Task directions:
Where does "bool" appear in the data? Return each line that holds it.

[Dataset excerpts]
- - -

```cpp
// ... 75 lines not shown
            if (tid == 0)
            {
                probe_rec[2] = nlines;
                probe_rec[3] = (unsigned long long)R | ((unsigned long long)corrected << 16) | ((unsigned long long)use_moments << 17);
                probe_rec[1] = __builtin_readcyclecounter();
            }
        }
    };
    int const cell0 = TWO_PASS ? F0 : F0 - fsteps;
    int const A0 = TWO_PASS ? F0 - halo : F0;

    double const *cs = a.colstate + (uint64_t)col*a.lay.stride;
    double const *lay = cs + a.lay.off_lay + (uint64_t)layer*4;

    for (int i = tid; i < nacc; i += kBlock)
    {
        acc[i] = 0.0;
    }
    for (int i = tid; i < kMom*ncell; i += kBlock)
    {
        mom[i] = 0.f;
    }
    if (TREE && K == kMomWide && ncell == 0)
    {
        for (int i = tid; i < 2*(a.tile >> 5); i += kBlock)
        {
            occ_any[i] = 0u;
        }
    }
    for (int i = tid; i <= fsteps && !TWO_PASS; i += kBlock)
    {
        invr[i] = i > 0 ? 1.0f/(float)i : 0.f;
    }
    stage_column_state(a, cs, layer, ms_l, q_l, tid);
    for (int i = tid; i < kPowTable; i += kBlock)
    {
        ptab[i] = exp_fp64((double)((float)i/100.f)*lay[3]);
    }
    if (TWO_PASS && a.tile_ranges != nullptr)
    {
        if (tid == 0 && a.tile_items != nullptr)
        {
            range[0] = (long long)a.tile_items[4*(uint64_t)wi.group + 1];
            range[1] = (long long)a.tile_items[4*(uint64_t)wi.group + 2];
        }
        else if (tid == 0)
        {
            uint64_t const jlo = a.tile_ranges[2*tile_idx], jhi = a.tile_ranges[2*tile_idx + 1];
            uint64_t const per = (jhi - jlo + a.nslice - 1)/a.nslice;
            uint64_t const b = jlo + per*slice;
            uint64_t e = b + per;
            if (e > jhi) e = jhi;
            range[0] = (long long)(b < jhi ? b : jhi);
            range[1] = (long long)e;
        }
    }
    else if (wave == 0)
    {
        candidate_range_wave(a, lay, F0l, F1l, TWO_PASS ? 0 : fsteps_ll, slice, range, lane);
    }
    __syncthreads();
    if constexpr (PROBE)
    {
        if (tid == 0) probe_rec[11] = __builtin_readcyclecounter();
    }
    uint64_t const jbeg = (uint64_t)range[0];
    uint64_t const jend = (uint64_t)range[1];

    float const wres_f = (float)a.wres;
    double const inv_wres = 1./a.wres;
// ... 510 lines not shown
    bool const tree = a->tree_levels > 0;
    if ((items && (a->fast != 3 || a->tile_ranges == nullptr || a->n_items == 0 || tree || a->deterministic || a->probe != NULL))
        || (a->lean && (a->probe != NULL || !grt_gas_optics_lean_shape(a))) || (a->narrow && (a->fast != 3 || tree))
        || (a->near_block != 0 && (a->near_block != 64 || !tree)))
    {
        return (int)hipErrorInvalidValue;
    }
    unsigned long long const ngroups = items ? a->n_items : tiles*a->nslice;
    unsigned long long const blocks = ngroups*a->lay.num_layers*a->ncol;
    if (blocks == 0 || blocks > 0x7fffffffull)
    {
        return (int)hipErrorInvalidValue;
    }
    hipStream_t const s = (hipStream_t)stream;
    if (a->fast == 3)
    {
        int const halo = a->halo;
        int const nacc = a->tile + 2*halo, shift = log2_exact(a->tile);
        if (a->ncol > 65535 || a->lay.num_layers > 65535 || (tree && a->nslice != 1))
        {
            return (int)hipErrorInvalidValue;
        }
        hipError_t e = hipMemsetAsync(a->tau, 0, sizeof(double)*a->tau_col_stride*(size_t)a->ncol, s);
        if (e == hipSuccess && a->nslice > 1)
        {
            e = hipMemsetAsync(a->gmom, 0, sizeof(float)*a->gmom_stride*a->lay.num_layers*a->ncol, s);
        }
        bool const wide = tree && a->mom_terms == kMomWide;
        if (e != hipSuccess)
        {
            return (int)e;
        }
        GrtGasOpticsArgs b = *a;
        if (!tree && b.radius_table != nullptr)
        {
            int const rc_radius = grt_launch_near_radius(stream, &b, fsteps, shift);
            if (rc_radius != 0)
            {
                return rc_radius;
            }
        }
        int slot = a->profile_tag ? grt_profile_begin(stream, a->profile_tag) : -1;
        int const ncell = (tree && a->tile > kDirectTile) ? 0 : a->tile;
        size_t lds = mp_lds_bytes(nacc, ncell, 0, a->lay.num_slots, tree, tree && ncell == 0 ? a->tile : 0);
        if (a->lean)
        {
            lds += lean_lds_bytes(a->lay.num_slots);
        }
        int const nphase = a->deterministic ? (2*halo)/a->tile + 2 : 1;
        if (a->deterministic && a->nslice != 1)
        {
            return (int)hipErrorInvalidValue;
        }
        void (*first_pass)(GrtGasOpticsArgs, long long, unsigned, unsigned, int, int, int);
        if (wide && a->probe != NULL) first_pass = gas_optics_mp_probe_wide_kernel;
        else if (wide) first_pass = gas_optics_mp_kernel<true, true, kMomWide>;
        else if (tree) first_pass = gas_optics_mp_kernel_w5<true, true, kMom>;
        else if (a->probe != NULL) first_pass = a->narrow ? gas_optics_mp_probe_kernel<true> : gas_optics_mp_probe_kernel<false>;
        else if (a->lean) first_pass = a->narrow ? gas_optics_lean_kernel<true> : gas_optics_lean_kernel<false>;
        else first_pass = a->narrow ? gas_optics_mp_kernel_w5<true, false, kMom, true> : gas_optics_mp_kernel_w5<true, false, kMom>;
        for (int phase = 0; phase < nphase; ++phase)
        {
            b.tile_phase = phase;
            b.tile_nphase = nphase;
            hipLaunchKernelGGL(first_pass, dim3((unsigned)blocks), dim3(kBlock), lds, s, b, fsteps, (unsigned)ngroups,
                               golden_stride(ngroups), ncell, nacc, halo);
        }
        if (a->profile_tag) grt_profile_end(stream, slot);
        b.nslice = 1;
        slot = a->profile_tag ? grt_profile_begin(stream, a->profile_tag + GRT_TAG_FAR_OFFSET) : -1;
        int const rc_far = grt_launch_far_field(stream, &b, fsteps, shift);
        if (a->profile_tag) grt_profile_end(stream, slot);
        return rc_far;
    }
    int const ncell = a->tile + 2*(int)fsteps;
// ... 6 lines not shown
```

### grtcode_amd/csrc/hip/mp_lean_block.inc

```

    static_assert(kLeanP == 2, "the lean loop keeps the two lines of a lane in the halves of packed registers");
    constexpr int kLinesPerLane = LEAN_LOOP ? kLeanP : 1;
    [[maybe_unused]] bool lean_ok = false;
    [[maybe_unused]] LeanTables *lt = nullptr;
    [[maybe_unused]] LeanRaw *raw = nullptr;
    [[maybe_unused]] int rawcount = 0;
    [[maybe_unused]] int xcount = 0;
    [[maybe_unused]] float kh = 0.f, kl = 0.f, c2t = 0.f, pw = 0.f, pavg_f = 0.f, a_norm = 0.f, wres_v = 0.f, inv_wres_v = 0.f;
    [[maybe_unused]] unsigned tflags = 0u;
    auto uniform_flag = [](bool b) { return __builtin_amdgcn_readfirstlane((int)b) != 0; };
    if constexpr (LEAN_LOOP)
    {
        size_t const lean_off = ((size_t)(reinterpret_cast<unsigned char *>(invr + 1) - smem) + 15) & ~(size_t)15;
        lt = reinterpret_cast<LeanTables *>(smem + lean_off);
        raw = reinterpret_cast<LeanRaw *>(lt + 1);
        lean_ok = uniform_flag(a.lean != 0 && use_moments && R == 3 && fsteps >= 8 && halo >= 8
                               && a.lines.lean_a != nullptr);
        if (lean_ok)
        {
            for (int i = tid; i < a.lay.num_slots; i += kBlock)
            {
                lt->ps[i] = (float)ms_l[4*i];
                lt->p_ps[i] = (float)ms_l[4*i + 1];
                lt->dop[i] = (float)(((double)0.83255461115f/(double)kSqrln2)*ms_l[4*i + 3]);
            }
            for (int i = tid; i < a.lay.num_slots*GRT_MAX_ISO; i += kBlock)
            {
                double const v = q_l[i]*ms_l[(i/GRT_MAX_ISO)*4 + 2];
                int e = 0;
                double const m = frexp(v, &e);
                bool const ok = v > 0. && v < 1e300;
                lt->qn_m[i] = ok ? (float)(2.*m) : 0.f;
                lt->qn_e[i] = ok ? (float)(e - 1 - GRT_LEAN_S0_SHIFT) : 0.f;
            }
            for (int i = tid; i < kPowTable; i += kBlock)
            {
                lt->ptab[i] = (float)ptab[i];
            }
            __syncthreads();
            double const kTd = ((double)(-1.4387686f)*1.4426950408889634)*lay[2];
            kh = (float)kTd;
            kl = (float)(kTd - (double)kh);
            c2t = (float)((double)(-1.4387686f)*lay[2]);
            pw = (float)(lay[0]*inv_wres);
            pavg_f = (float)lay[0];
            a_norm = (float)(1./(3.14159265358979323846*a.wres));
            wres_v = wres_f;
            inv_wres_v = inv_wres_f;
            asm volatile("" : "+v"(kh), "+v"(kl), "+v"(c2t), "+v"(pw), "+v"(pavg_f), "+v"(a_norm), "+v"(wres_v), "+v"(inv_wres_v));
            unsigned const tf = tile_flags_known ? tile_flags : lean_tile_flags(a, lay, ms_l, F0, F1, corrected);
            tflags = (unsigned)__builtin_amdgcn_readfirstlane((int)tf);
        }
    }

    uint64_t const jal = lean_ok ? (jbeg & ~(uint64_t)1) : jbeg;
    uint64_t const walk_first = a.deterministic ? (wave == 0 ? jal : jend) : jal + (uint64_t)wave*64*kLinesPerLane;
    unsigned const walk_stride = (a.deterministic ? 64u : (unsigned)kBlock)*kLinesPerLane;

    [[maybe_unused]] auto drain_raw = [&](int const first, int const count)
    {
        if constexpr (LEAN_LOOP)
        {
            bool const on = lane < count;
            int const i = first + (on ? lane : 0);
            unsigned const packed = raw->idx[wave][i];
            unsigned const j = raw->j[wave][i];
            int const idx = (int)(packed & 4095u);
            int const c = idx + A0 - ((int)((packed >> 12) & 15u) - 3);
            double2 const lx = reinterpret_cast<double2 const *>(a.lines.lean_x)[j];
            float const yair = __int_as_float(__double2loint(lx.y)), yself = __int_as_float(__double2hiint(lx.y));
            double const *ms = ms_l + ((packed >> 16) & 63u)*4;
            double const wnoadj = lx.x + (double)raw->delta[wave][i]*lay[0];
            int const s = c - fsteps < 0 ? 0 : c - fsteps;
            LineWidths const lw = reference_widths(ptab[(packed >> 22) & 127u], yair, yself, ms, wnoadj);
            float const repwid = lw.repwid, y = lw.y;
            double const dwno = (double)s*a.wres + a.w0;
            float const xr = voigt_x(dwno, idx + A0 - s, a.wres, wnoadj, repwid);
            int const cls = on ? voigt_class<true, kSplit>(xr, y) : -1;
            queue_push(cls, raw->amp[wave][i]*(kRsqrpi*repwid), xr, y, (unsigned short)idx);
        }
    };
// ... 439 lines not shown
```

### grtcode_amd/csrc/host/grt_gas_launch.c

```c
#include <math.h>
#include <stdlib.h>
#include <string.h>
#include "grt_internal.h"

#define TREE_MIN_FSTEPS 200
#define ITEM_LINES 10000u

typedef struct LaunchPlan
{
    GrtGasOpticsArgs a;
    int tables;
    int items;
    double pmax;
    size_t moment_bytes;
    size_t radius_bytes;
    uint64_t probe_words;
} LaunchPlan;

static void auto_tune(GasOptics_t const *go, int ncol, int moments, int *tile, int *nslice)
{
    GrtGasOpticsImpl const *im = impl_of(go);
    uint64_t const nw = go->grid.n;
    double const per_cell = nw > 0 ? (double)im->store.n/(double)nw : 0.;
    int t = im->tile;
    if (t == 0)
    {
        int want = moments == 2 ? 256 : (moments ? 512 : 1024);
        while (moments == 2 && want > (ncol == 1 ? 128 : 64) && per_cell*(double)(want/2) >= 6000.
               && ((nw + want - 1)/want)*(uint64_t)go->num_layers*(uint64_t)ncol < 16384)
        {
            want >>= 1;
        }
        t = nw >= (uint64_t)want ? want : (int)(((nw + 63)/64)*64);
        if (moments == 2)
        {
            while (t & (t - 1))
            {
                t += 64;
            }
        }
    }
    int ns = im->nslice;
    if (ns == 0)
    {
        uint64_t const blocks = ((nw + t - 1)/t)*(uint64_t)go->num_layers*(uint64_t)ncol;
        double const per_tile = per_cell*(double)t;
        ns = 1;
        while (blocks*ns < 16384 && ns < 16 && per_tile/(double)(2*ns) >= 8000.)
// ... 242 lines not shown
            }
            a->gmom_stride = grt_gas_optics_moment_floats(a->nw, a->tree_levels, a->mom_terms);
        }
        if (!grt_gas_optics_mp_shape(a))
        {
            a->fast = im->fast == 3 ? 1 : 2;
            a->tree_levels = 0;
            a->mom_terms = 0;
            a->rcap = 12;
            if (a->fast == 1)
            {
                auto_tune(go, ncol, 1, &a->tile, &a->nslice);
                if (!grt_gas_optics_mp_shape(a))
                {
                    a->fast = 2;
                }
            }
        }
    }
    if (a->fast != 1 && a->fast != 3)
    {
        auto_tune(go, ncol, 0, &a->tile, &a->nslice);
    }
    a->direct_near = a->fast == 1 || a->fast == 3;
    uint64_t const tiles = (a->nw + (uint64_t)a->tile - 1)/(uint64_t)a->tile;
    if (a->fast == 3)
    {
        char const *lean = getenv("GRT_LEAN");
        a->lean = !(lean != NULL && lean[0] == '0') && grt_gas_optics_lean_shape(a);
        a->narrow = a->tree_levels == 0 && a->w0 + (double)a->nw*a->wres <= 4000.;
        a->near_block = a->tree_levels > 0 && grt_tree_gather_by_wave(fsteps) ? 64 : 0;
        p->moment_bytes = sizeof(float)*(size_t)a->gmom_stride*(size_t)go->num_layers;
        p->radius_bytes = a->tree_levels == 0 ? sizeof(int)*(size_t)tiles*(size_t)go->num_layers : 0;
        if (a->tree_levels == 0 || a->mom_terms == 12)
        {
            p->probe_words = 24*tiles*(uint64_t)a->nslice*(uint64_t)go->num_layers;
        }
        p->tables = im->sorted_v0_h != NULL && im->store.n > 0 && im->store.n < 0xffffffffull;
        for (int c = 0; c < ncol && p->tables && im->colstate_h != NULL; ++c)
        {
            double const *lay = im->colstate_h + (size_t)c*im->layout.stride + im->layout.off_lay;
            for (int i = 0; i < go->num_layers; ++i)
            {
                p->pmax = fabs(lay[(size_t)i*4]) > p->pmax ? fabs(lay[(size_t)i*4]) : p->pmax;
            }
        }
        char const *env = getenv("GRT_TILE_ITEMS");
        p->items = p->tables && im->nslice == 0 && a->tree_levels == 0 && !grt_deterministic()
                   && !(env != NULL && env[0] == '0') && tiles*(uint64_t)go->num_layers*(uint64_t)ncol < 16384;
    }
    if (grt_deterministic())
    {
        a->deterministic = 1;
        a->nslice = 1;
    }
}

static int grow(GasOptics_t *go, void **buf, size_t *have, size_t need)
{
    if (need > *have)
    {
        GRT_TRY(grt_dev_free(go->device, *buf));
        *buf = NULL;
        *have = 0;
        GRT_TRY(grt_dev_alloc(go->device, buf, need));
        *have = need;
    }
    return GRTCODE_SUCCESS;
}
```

- - -

Answer to the exercise:
    bool const tree = a->tree_levels > 0;
        bool const wide = tree && a->mom_terms == kMomWide;
    [[maybe_unused]] bool lean_ok = false;
    auto uniform_flag = [](bool b) { return __builtin_amdgcn_readfirstlane((int)b) != 0; };
                bool const ok = v > 0. && v < 1e300;
            bool const on = lane < count;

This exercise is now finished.